**DIRECTIONS FOR THIS TASK**
The records that follow are to be transcribed exactly.

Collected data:
----
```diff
diff --git a/leastereo_amd/kernels.py b/leastereo_amd/kernels.py
--- a/leastereo_amd/kernels.py
+++ b/leastereo_amd/kernels.py
@@ -322,6 +322,37 @@
         shift.data_ptr() if shift is not None else None,
         rptr, rbs, out1.data_ptr(), y1bs, out2.data_ptr(), y2bs, b, cin, cout, c1, h, w, flags, _stream()),
         "lea_conv2d_bnrelu_pair")
+    _probe_end(rec)
+
+
+def conv2d_cell_fused_supported(s0: torch.Tensor, c: int) -> bool:
+    if not s0.is_cuda or s0.dtype != torch.float32 or s0.dim() != 5 or s0.shape[2] != 1:
+        return False
+    b, _, _, h, w = s0.shape
+    return bool(_lib.load().lea_conv2d_cell_fused_supported(b, c, h, w))
+
+
+def conv2d_cell_fused(s0: torch.Tensor, s1: torch.Tensor, packed: torch.Tensor, scale: torch.Tensor,
+                      shift: torch.Tensor, out2: torch.Tensor, out3: torch.Tensor, out4: torch.Tensor) -> None:
+    _require_cuda(s0, s1, packed, scale, shift, out2, out3, out4)
+    b, c, d, h, w = s0.shape
+    if d != 1:
+        raise ValueError("conv2d_cell_fused takes [B, C, 1, H, W] views")
+    for name, t in (("s1", s1), ("out2", out2), ("out3", out3), ("out4", out4)):
+        if tuple(t.shape) != tuple(s0.shape):
+            raise ValueError(f"conv2d_cell_fused: {name} {tuple(t.shape)} vs s0 {tuple(s0.shape)}")
+    if packed.numel() != 5 * _lib.load().lea_conv2d_packed_floats(c, c) or scale.numel() != 5 * c \
+            or shift.numel() != 5 * c or not (packed.is_contiguous() and scale.is_contiguous()
+                                               and shift.is_contiguous()):
+        raise ValueError("conv2d_cell_fused: parameters of five c -> c convs expected")
+    bs = [_check_volume_view(t, name) for name, t in (("s0", s0), ("s1", s1), ("out2", out2), ("out3", out3),
+                                                      ("out4", out4))]
+    rec = None if _probe is None else _probe_launch(
+        f"conv2d_cell_kernel<{c}>", 5 * 2.0 * b * h * w * c * c * 9, 4.0 * b * h * w * 5 * c + 5 * 36.0 * c * c)
+    check(_lib.load().lea_conv2d_cell_fused(
+        s0.data_ptr(), bs[0], s1.data_ptr(), bs[1], packed.data_ptr(), scale.data_ptr(), shift.data_ptr(),
+        out2.data_ptr(), bs[2], out3.data_ptr(), bs[3], out4.data_ptr(), bs[4], b, c, h, w, _stream()),
+        "lea_conv2d_cell_fused")
     _probe_end(rec)
 
 
```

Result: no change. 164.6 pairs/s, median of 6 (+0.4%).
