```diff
+            constexpr int sB3 = few_index(FEW_B3, 0, 0) % FEW_DEPTH, sW4 = few_index(FEW_W4, 0, 0) % FEW_DEPTH;
+            const float c3e = c3 * sc.r32;
+            f32x4 hv[4];
+#pragma unroll
+            for (int mt = 0; mt < 4; ++mt) {
+                const f32x4 sb = __builtin_bit_cast(f32x4, ring[sB3][mt]) * sc.S3;
+                hv[mt] = relu4s(fma4(acc3[mt], c3e, sb));
+            }
+            if (wave == 1) {
+#pragma unroll
+                for (int i = 0; i < 16; ++i) s_h3[i * 64 + lane] = hv[i >> 2][i & 3];
+            }
+            __syncthreads();
+            if (wave == 0) {
+                float hs[16];
+#pragma unroll
+                for (int i = 0; i < 16; ++i) hs[i] = hv[i >> 2][i & 3] + s_h3[i * 64 + lane];
+                row_sum16_x16(hs);
+                float part = 0.f;
+#pragma unroll
+                for (int mt = 0; mt < 4; ++mt) {
+                    const f32x4 a = __builtin_bit_cast(f32x4, ring[sW4][mt]);
+#pragma unroll
+                    for (int r = 0; r < 4; ++r) part = fmaf(a[r], hs[4 * mt + r], part);
+                }
+                part = sum_rows4(part);
+                const float qv = part * (sc.invS3 * (1.0f / K_TAUS)) + b4c;
+                float best = __builtin_bit_cast(float, __builtin_amdgcn_readlane(__builtin_bit_cast(int, qv), 0));
+                int arg = 0;
+#define SP_ARG(a) { const float v = __builtin_bit_cast(float, __builtin_amdgcn_readlane(__builtin_bit_cast(int, qv), a)); if (v > best) { best = v; arg = a; } }
+                SP_ARG(1) SP_ARG(2) SP_ARG(3) SP_ARG(4) SP_ARG(5) SP_ARG(6) SP_ARG(7) SP_ARG(8)
+#undef SP_ARG
+                if (lane == 0) actions[row] = arg;
+            }
+        }
+    };
+    eval_row(row0);
+    for (int pos = pos0 + (int)gridDim.x; pos < n_rows; pos += (int)gridDim.x) {
+        __syncthreads();
+        const int row = rows.list[pos];
+        static_for<FEW_PRE>([&](auto I_) { few_load<decltype(I_)::value>(ring, o); });
+        eval_row(row);
+    }
+}
+
+}
diff --git a/distributional_rl_navigation_amd/iqn/fused_act.py b/distributional_rl_navigation_amd/iqn/fused_act.py
--- a/distributional_rl_navigation_amd/iqn/fused_act.py
+++ b/distributional_rl_navigation_amd/iqn/fused_act.py
@@ -36,6 +36,7 @@
         self.variant = self.DEFAULT_VARIANT
         self.tau_mode = 0
         self.greedy_rows = True
+        self.few_rows_max = self.FEW_ROWS_MAX_DEFAULT
         self._ptrs = (C.c_void_p * 14)()
         self._fin = weakref.finalize(self, _capi.lib().mn_iqn_destroy, h)
 
@@ -74,6 +75,23 @@
         if rc:
             raise _capi.MarineNavHipError(f"mn_iqn_set_greedy_rows failed ({rc})")
         self.greedy_rows = bool(on)
+
+    FEW_ROWS_MAX_DEFAULT = 256
+    FEW_ROWS_ALWAYS = 2 ** 31 - 1
+
+    def set_few_rows_max(self, rows=None):
+        rows = self.FEW_ROWS_MAX_DEFAULT if rows is None else int(rows)
+        rc = _capi.lib().mn_iqn_set_few_rows_max(self.h, rows)
+        if rc:
+            raise _capi.MarineNavHipError(f"mn_iqn_set_few_rows_max failed ({rc})")
+        self.few_rows_max = rows
+
+    def few_rows_launches(self):
+        out = C.c_int64()
+        rc = _capi.lib().mn_iqn_few_rows_launches(self.h, C.byref(out))
+        if rc:
+            raise _capi.MarineNavHipError(f"mn_iqn_few_rows_launches failed ({rc})")
+        return out.value
 
     def set_tau_mode(self, mode):
         if int(mode) == self.tau_mode:
diff --git a/include/marinenav_hip.h b/include/marinenav_hip.h
--- a/include/marinenav_hip.h
+++ b/include/marinenav_hip.h
@@ -181,6 +181,11 @@
 int mn_iqn_weights_changed(mn_iqn_ctx *c);
 int mn_iqn_set_variant(mn_iqn_ctx *c, int32_t variant);
 int mn_iqn_set_greedy_rows(mn_iqn_ctx *c, int32_t on);
+#ifndef MN_IQN_FEW_ROWS_MAX_DEFAULT
+#define MN_IQN_FEW_ROWS_MAX_DEFAULT 256
+#endif
+int mn_iqn_set_few_rows_max(mn_iqn_ctx *c, int32_t rows);
+int mn_iqn_few_rows_launches(mn_iqn_ctx *c, int64_t *out);
 int mn_iqn_set_tau_mode(mn_iqn_ctx *c, int32_t mode);
 int mn_iqn_last_greedy_rows(mn_iqn_ctx *c, void *stream, int32_t *list_host, int32_t cap, int32_t *count_out);
 int mn_iqn_set_late_rows(mn_iqn_ctx *c, const uint8_t *mask_dev, const uint32_t *flags_dev, uint32_t tick, int32_t n);
```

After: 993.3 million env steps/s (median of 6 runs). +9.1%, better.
----
**YOUR RESPONSE**
```diff
diff --git a/leastereo_amd/kernels.py b/leastereo_amd/kernels.py
--- a/leastereo_amd/kernels.py
+++ b/leastereo_amd/kernels.py
@@ -322,6 +322,37 @@
         shift.data_ptr() if shift is not None else None,
         rptr, rbs, out1.data_ptr(), y1bs, out2.data_ptr(), y2bs, b, cin, cout, c1, h, w, flags, _stream()),
         "lea_conv2d_bnrelu_pair")
+    _probe_end(rec)
+
+
+def conv2d_cell_fused_supported(s0: torch.Tensor, c: int) -> bool:
+    if not s0.is_cuda or s0.dtype != torch.float32 or s0.dim() != 5 or s0.shape[2] != 1:
+        return False
+    b, _, _, h, w = s0.shape
+    return bool(_lib.load().lea_conv2d_cell_fused_supported(b, c, h, w))
+
+
+def conv2d_cell_fused(s0: torch.Tensor, s1: torch.Tensor, packed: torch.Tensor, scale: torch.Tensor,
+                      shift: torch.Tensor, out2: torch.Tensor, out3: torch.Tensor, out4: torch.Tensor) -> None:
+    _require_cuda(s0, s1, packed, scale, shift, out2, out3, out4)
+    b, c, d, h, w = s0.shape
+    if d != 1:
+        raise ValueError("conv2d_cell_fused takes [B, C, 1, H, W] views")
+    for name, t in (("s1", s1), ("out2", out2), ("out3", out3), ("out4", out4)):
+        if tuple(t.shape) != tuple(s0.shape):
+            raise ValueError(f"conv2d_cell_fused: {name} {tuple(t.shape)} vs s0 {tuple(s0.shape)}")
+    if packed.numel() != 5 * _lib.load().lea_conv2d_packed_floats(c, c) or scale.numel() != 5 * c \
+            or shift.numel() != 5 * c or not (packed.is_contiguous() and scale.is_contiguous()
+                                               and shift.is_contiguous()):
+        raise ValueError("conv2d_cell_fused: parameters of five c -> c convs expected")
+    bs = [_check_volume_view(t, name) for name, t in (("s0", s0), ("s1", s1), ("out2", out2), ("out3", out3),
+                                                      ("out4", out4))]
+    rec = None if _probe is None else _probe_launch(
+        f"conv2d_cell_kernel<{c}>", 5 * 2.0 * b * h * w * c * c * 9, 4.0 * b * h * w * 5 * c + 5 * 36.0 * c * c)
+    check(_lib.load().lea_conv2d_cell_fused(
+        s0.data_ptr(), bs[0], s1.data_ptr(), bs[1], packed.data_ptr(), scale.data_ptr(), shift.data_ptr(),
+        out2.data_ptr(), bs[2], out3.data_ptr(), bs[3], out4.data_ptr(), bs[4], b, c, h, w, _stream()),
+        "lea_conv2d_cell_fused")
     _probe_end(rec)
 
 
```

Result: no change. 164.6 pairs/s, median of 6 (+0.4%).
```diff
+            constexpr int sB3 = few_index(FEW_B3, 0, 0) % FEW_DEPTH, sW4 = few_index(FEW_W4, 0, 0) % FEW_DEPTH;
+            const float c3e = c3 * sc.r32;
+            f32x4 hv[4];
+#pragma unroll
+            for (int mt = 0; mt < 4; ++mt) {
+                const f32x4 sb = __builtin_bit_cast(f32x4, ring[sB3][mt]) * sc.S3;
+                hv[mt] = relu4s(fma4(acc3[mt], c3e, sb));
+            }
+            if (wave == 1) {
+#pragma unroll
+                for (int i = 0; i < 16; ++i) s_h3[i * 64 + lane] = hv[i >> 2][i & 3];
+            }
+            __syncthreads();
+            if (wave == 0) {
+                float hs[16];
+#pragma unroll
+                for (int i = 0; i < 16; ++i) hs[i] = hv[i >> 2][i & 3] + s_h3[i * 64 + lane];
+                row_sum16_x16(hs);
+                float part = 0.f;
+#pragma unroll
+                for (int mt = 0; mt < 4; ++mt) {
+                    const f32x4 a = __builtin_bit_cast(f32x4, ring[sW4][mt]);
+#pragma unroll
+                    for (int r = 0; r < 4; ++r) part = fmaf(a[r], hs[4 * mt + r], part);
+                }
+                part = sum_rows4(part);
+                const float qv = part * (sc.invS3 * (1.0f / K_TAUS)) + b4c;
+                float best = __builtin_bit_cast(float, __builtin_amdgcn_readlane(__builtin_bit_cast(int, qv), 0));
+                int arg = 0;
+#define SP_ARG(a) { const float v = __builtin_bit_cast(float, __builtin_amdgcn_readlane(__builtin_bit_cast(int, qv), a)); if (v > best) { best = v; arg = a; } }
+                SP_ARG(1) SP_ARG(2) SP_ARG(3) SP_ARG(4) SP_ARG(5) SP_ARG(6) SP_ARG(7) SP_ARG(8)
+#undef SP_ARG
+                if (lane == 0) actions[row] = arg;
+            }
+        }
+    };
+    eval_row(row0);
+    for (int pos = pos0 + (int)gridDim.x; pos < n_rows; pos += (int)gridDim.x) {
+        __syncthreads();
+        const int row = rows.list[pos];
+        static_for<FEW_PRE>([&](auto I_) { few_load<decltype(I_)::value>(ring, o); });
+        eval_row(row);
+    }
+}
+
+}
diff --git a/distributional_rl_navigation_amd/iqn/fused_act.py b/distributional_rl_navigation_amd/iqn/fused_act.py
--- a/distributional_rl_navigation_amd/iqn/fused_act.py
+++ b/distributional_rl_navigation_amd/iqn/fused_act.py
@@ -36,6 +36,7 @@
         self.variant = self.DEFAULT_VARIANT
         self.tau_mode = 0
         self.greedy_rows = True
+        self.few_rows_max = self.FEW_ROWS_MAX_DEFAULT
         self._ptrs = (C.c_void_p * 14)()
         self._fin = weakref.finalize(self, _capi.lib().mn_iqn_destroy, h)
 
@@ -74,6 +75,23 @@
         if rc:
             raise _capi.MarineNavHipError(f"mn_iqn_set_greedy_rows failed ({rc})")
         self.greedy_rows = bool(on)
+
+    FEW_ROWS_MAX_DEFAULT = 256
+    FEW_ROWS_ALWAYS = 2 ** 31 - 1
+
+    def set_few_rows_max(self, rows=None):
+        rows = self.FEW_ROWS_MAX_DEFAULT if rows is None else int(rows)
+        rc = _capi.lib().mn_iqn_set_few_rows_max(self.h, rows)
+        if rc:
+            raise _capi.MarineNavHipError(f"mn_iqn_set_few_rows_max failed ({rc})")
+        self.few_rows_max = rows
+
+    def few_rows_launches(self):
+        out = C.c_int64()
+        rc = _capi.lib().mn_iqn_few_rows_launches(self.h, C.byref(out))
+        if rc:
+            raise _capi.MarineNavHipError(f"mn_iqn_few_rows_launches failed ({rc})")
+        return out.value
 
     def set_tau_mode(self, mode):
         if int(mode) == self.tau_mode:
diff --git a/include/marinenav_hip.h b/include/marinenav_hip.h
--- a/include/marinenav_hip.h
+++ b/include/marinenav_hip.h
@@ -181,6 +181,11 @@
 int mn_iqn_weights_changed(mn_iqn_ctx *c);
 int mn_iqn_set_variant(mn_iqn_ctx *c, int32_t variant);
 int mn_iqn_set_greedy_rows(mn_iqn_ctx *c, int32_t on);
+#ifndef MN_IQN_FEW_ROWS_MAX_DEFAULT
+#define MN_IQN_FEW_ROWS_MAX_DEFAULT 256
+#endif
+int mn_iqn_set_few_rows_max(mn_iqn_ctx *c, int32_t rows);
+int mn_iqn_few_rows_launches(mn_iqn_ctx *c, int64_t *out);
 int mn_iqn_set_tau_mode(mn_iqn_ctx *c, int32_t mode);
 int mn_iqn_last_greedy_rows(mn_iqn_ctx *c, void *stream, int32_t *list_host, int32_t cap, int32_t *count_out);
 int mn_iqn_set_late_rows(mn_iqn_ctx *c, const uint8_t *mask_dev, const uint32_t *flags_dev, uint32_t tick, int32_t n);
```

After: 993.3 million env steps/s (median of 6 runs). +9.1%, better.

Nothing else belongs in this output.